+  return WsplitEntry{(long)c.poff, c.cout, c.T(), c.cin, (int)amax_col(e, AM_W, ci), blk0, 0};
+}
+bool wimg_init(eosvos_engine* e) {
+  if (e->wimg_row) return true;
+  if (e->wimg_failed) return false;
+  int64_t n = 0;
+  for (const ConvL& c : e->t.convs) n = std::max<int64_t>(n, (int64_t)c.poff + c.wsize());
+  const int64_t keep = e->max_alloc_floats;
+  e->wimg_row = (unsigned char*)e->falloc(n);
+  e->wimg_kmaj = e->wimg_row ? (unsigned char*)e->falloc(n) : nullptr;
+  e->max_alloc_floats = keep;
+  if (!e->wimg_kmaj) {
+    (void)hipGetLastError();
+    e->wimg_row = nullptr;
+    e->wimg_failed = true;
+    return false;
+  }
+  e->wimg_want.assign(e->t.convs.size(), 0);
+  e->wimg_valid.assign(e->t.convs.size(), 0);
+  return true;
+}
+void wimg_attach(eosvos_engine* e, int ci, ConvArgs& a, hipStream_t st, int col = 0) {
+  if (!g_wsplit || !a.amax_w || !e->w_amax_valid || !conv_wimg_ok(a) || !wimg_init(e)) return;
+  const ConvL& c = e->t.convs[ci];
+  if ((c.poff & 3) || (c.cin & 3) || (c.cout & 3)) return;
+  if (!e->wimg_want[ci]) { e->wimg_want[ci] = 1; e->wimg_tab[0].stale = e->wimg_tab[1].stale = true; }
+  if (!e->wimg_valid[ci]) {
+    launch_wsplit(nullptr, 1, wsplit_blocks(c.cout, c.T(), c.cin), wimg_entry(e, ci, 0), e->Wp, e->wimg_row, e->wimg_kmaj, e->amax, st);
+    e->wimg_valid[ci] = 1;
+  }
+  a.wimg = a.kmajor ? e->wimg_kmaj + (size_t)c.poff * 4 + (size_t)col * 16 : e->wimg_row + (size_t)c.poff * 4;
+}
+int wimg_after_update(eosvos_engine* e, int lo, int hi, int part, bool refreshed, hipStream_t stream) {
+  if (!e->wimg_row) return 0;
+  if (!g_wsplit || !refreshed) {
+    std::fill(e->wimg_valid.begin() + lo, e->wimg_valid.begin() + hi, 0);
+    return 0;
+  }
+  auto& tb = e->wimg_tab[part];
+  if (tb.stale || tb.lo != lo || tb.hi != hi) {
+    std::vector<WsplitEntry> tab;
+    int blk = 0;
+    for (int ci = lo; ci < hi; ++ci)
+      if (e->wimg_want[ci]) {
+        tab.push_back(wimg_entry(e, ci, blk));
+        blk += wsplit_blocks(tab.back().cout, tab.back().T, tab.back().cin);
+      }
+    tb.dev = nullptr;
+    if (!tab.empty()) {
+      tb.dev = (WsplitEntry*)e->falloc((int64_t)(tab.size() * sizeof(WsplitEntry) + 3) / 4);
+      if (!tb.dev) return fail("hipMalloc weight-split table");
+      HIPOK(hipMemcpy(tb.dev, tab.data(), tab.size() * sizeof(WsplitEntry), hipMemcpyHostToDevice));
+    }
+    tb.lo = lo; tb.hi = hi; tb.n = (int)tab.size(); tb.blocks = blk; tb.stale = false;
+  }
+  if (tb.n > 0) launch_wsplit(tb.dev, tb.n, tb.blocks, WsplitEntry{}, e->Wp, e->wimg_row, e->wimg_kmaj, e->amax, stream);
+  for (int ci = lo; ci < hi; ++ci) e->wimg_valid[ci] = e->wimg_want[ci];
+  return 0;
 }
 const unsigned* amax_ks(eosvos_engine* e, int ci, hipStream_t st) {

=====

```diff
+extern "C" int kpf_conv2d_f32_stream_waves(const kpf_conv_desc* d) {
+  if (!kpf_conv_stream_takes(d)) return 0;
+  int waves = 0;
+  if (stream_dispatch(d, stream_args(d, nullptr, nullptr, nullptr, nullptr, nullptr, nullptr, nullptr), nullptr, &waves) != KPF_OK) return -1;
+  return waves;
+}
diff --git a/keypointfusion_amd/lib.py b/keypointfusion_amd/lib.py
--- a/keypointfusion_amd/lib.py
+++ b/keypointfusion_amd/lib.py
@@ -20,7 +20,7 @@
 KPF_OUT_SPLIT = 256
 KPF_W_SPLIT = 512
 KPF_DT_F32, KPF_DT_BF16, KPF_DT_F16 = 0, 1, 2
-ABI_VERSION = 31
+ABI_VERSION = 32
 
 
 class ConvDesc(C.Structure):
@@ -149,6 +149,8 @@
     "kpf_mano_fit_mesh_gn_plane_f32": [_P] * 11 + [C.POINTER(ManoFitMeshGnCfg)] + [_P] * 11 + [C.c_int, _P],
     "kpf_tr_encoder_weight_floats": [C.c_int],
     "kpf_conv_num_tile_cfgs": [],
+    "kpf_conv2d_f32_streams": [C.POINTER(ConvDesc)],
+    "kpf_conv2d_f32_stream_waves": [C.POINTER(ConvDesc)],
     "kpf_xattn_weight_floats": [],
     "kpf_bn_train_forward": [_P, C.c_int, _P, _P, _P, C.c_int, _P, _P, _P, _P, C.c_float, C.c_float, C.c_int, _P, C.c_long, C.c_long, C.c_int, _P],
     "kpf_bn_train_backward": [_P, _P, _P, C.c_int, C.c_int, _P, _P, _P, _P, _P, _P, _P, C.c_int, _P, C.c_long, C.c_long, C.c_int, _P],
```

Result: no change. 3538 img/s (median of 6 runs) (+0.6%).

=====

▶ Action item
Scan the material above for lines holding "stale" and copy each of them.

▶ Task solution
+  if (!e->wimg_want[ci]) { e->wimg_want[ci] = 1; e->wimg_tab[0].stale = e->wimg_tab[1].stale = true; }
+  if (tb.stale || tb.lo != lo || tb.hi != hi) {
+    tb.lo = lo; tb.hi = hi; tb.n = (int)tab.size(); tb.blocks = blk; tb.stale = false;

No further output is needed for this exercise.